My jaw drops every time I see pictures of that beast in action. I hope nobody was using the observatory!

What do you think the candlepower output is now that you've increased the power to the bulb? Do you think you have broken the 50 million cp mark?

Why do you think the original ballast stopped working? Do you think it overheated?

The inverter is surprisingly compact and unobtrusive. I always thought that the size of an inverter made the use of mains-powered ballasts impractical for battery powered HIDs. Not so it seems!

The new ballast looks pretty good. Has a number of nifty features and is fairly compact for 100W (specs here if anyone is interested). Is the start up behaviour of the lamp improved over the old ballast?

Could you please post some more pictures of the inside light itself? I'm quite interested in how it all works.

Thanks.


----------



## windstrings

jtice said:


> Those are some really cool shots! oo:
> 
> Amazing how tight that reflector is getting that beam.
> I would love to be on that other hillside, watching that spot move across the landscape.
> 
> ~John



So let me see if I get this right.. because I just learned this logic myself.

Its the short Arc "size of the arc" that makes it easy to focus so tight.

Its easier to harness all of its light with a given size reflector and throw it into a pinpoint... a longer arc "within the bulb"... like in HID would take a much bigger reflector to do the same thing as I understand it... a matter of physics.

But with the shorter arc, there is less actual light or lumens than with a long arc under the same power. But due to it being so focused it becomes usable in a unique way. If you spread that same light out over a bigger area such as the HID covers, it would be weaker due to less total lumens.

The arc of the HID being longer takes a few tricks to get it to jump and do its thing... very high initial voltage that would normally burn it up in a few seconds, but then the gasses heat up and do thier thing and the voltage quickly drops to normal levels for the warmup which takes 20 - 40 seconds or so for full brightness.
Thats why HID cannot strobe.

You see a very high candlepower rating with short arc because of its tight focus and thats the amount of light on a given spot, but the total usable light is less.... so theres the trade-off.

So if you want the razor/laser type effect that has "no spill, no corona" but a nice beam that seems to go forever, the short arc is the best choice.

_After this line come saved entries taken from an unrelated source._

template <int LPR, int VPL, int P, int MINB>
__global__ void __launch_bounds__(WIN_THREADS, MINB) fps_mf_window_kernel(const __grid_constant__ WinArgs a) {
  static_assert(VPL >= 1 && VPL <= LPR && LPR % VPL == 0, "VPL must divide LPR");
  constexpr int G = LPR / VPL;
  __shared__ float sh[2 * WIN_MAX];
  cg::grid_group grid = cg::this_grid();
  const int lane = threadIdx.x & (G - 1);
  const int gtid = blockIdx.x * blockDim.x + threadIdx.x;
  const int gthreads = gridDim.x * blockDim.x;
  const int group = gtid / G;
  const int n_groups = gthreads / G;
  const int stride = a.stride;
  const int nvec = stride >> 2;
  constexpr int NS = G < WIN_MAX ? WIN_MAX / G : 1;
  constexpr int NE = NS;
  float sq[NS], cnt[NS];
#pragma unroll
  for (int i = 0; i < NS; ++i) sq[i] = cnt[i] = 0.f;
  bool bad = false;
  const bool timer = a.phase_ns != nullptr && blockIdx.x == 0 && threadIdx.x == 0;

  if (blockIdx.x == 0) {
    if (threadIdx.x < 2 * WIN_MAX) a.ctl[threadIdx.x] = 0u;
    if (threadIdx.x < 2 * a.n_slots) a.slot_stats[threadIdx.x] = 0.f;
  }
  if (timer) a.phase_ns[3] = win_clock();
  int start = 0, attempt = 0;
  while (start < a.n_slots) {
    for (long long w = gtid; w < a.bm_words; w += gthreads) a.user_bits[w] = 0u;
    grid.sync();
    int end = start;
    bool clashed = false;
    while (end < a.n_slots) {
      const int j = end;
      unsigned long long* t = a.slots + (long long)(j - start) * a.rows;
      bool clash = false;
      for (long long i = gtid; i < a.n[j]; i += gthreads) {
        int user, item;
        float rating;
        if (!win_record(a, j, i, user, item, rating)) continue;
        const unsigned long long e = ((unsigned long long)__float_as_uint(rating) << 32) | (unsigned int)user;
        clash |= atomicExch(t + item, e) != WIN_EMPTY;
        const unsigned int bit = 1u << (user & 31);
        clash |= (atomicOr(a.user_bits + (user >> 5), bit) & bit) != 0u;
      }
      if (clash) *reinterpret_cast<volatile unsigned int*>(a.ctl + attempt) = 1u;
      grid.sync();
      clashed = *reinterpret_cast<volatile unsigned int*>(a.ctl + attempt) != 0u;
      ++attempt;
      if (clashed) break;
      ++end;
    }
    if (timer) win_phase(a, 0);
    const int nrow = end - start;
    const int written = nrow + (clashed ? 1 : 0);
    if (nrow > 0) {
      unsigned long long nxt[NE];
#pragma unroll
      for (int m = 0; m < NE; ++m) {
        const int r = lane + m * G;
        nxt[m] = (group < a.rows && r < written) ? a.slots[(long long)r * a.rows + group] : WIN_EMPTY;
      }
      for (long long base = 0; base < a.rows; base += n_groups) {
        const long long item = base + group;
        const bool in = item < a.rows;
        float* vp = a.item_table + (in ? item : 0) * (long long)stride;
        float4 v[VPL];
#pragma unroll
        for (int k = 0; k < VPL; ++k) v[k] = make_float4(0.f, 0.f, 0.f, 0.f);
        bool any = false;
        bool loaded = false;
        unsigned long long mine[NE];
#pragma unroll
        for (int m = 0; m < NE; ++m) {
          const int r = lane + m * G;
          mine[m] = nxt[m];
          const long long it2 = item + n_groups;
          nxt[m] = (it2 < a.rows && r < written) ? a.slots[(long long)r * a.rows + it2] : WIN_EMPTY;
          if (mine[m] != WIN_EMPTY) a.slots[(long long)r * a.rows + item] = WIN_EMPTY;
        }
        const int src0 = (threadIdx.x & 31) & ~(G - 1);
#pragma unroll
        for (int c0 = 0; c0 < WIN_MAX; c0 += P) {
          if (c0 < nrow) {
            unsigned long long ent[P];
#pragma unroll
            for (int q = 0; q < P; ++q) {
              const int r = c0 + q;
              ent[q] = __shfl_sync(0xffffffffu, mine[(r / G) % NE], src0 + r % G);
              if (r >= nrow) ent[q] = WIN_EMPTY;
            }
            {
              bool chunk_any = false;
#pragma unroll
              for (int q = 0; q < P; ++q) chunk_any |= ent[q] != WIN_EMPTY;
              if (chunk_any && !loaded) win_load<G, VPL>(v, vp, lane, nvec, true);
              loaded |= chunk_any;
              any |= chunk_any;
              float4 u[P][VPL];
#pragma unroll
              for (int q = 0; q < P; ++q)
                win_load<G, VPL>(u[q], a.user_table + (long long)(unsigned int)ent[q] * stride, lane, nvec,
                                 ent[q] != WIN_EMPTY);
#pragma unroll
              for (int q = 0; q < P; ++q) {
                const int r = c0 + q;
                if (r < nrow) {
                  const float d = win_dot<G, VPL>(u[q], v);
                  const bool ok = ent[q] != WIN_EMPTY;
                  const float rating = __uint_as_float((unsigned int)(ent[q] >> 32));
                  const float resid = rating - d;
                  const float g = fps_mf_grad(a.err_mode, a.lr, rating, d, resid);
                  if (ok) {
                    if (!(fabsf(g) <= 3.0e38f)) bad = true;
                    if (lane == r % G) {
                      sq[r / G] += resid * resid;
                      cnt[r / G] += 1.f;
                    }
                    float4 nu[VPL];
#pragma unroll
                    for (int k = 0; k < VPL; ++k) {
                      nu[k] = win_add4(u[q][k], g, v[k]);
                      v[k] = win_add4(v[k], g, u[q][k]);
                    }
                    win_store<G, VPL>(a.user_table + (long long)(unsigned int)ent[q] * stride, nu, lane, nvec);
                  }
                }
              }
            }
          }
        }
        if (any) win_store<G, VPL>(vp, v, lane, nvec);
      }
      win_flush_stats<G, NS>(a, sq, cnt, nrow, start, sh);
    } else {
      const int j = start;
      unsigned long long* t = a.slots;
      for (long long base = 0; base < a.n[j]; base += n_groups) {
        const long long i = base + group;
        int user = 0, item = 0;
        float rating = 0.f;
        const bool ok = i < a.n[j] && win_record(a, j, i, user, item, rating);
        float* up = a.user_table + (long long)user * stride;
        float* vp = a.item_table + (long long)item * stride;
        float4 u[VPL], v[VPL];
#pragma unroll
        for (int k = 0; k < VPL; ++k) {
          const int c = lane + k * G;
          u[k] = v[k] = make_float4(0.f, 0.f, 0.f, 0.f);
          if (ok && c < nvec) {
            v[k] = fps_ld_row4(vp + 4 * c);
            u[k] = *reinterpret_cast<const float4*>(up + 4 * c);
          }
        }
        const float d = win_dot<G, VPL>(u, v);
        const float resid = rating - d;
        const float g = fps_mf_grad(a.err_mode, a.lr, rating, d, resid);
        if (ok) {
          if (!(fabsf(g) <= 3.0e38f)) bad = true;
          if (lane == 0) {
            sq[0] += resid * resid;
            cnt[0] += 1.f;
            t[item] = WIN_EMPTY;
          }
#pragma unroll
          for (int k = 0; k < VPL; ++k) {
            const int c = lane + k * G;
            if (c < nvec) {
              fps_red_add4(up + 4 * c, make_float4(g * v[k].x, g * v[k].y, g * v[k].z, g * v[k].w));
              fps_red_add4(vp + 4 * c, make_float4(g * u[k].x, g * u[k].y, g * u[k].z, g * u[k].w));
            }
          }
        }
      }
      win_flush_stats<G, NS>(a, sq, cnt, 1, start, sh);
      end = start + 1;
    }
    grid.sync();
    if (timer) win_phase(a, 1);
    start = end;
  }
  if (bad && a.nan_flag != nullptr) *a.nan_flag = 1;
  if (blockIdx.x == 0 && threadIdx.x == 0 && a.stats != nullptr) {
    float s = 0.f, c = 0.f;
    for (int j = 0; j < a.n_slots; ++j) {
      s += a.slot_stats[2 * j];
      c += a.slot_stats[2 * j + 1];
    }
    a.stats[0] += s;
    a.stats[1] += c;
  }
}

So if you don't need instant on and If you want a wider beam with a large corona and nice spill so you can not only see your target, but also how it relates to its surroundings, "turning night into day effect", the HID is the way to go.

If the HID has been on recently "last 10 - 20 seconds" it can restrike and gain full brightness vitually instantly, just like the short arc, but the gasses have to already be really hot.

Aside from the instant on, if you get enough lumens with an HID, you vitually get the benifit of both!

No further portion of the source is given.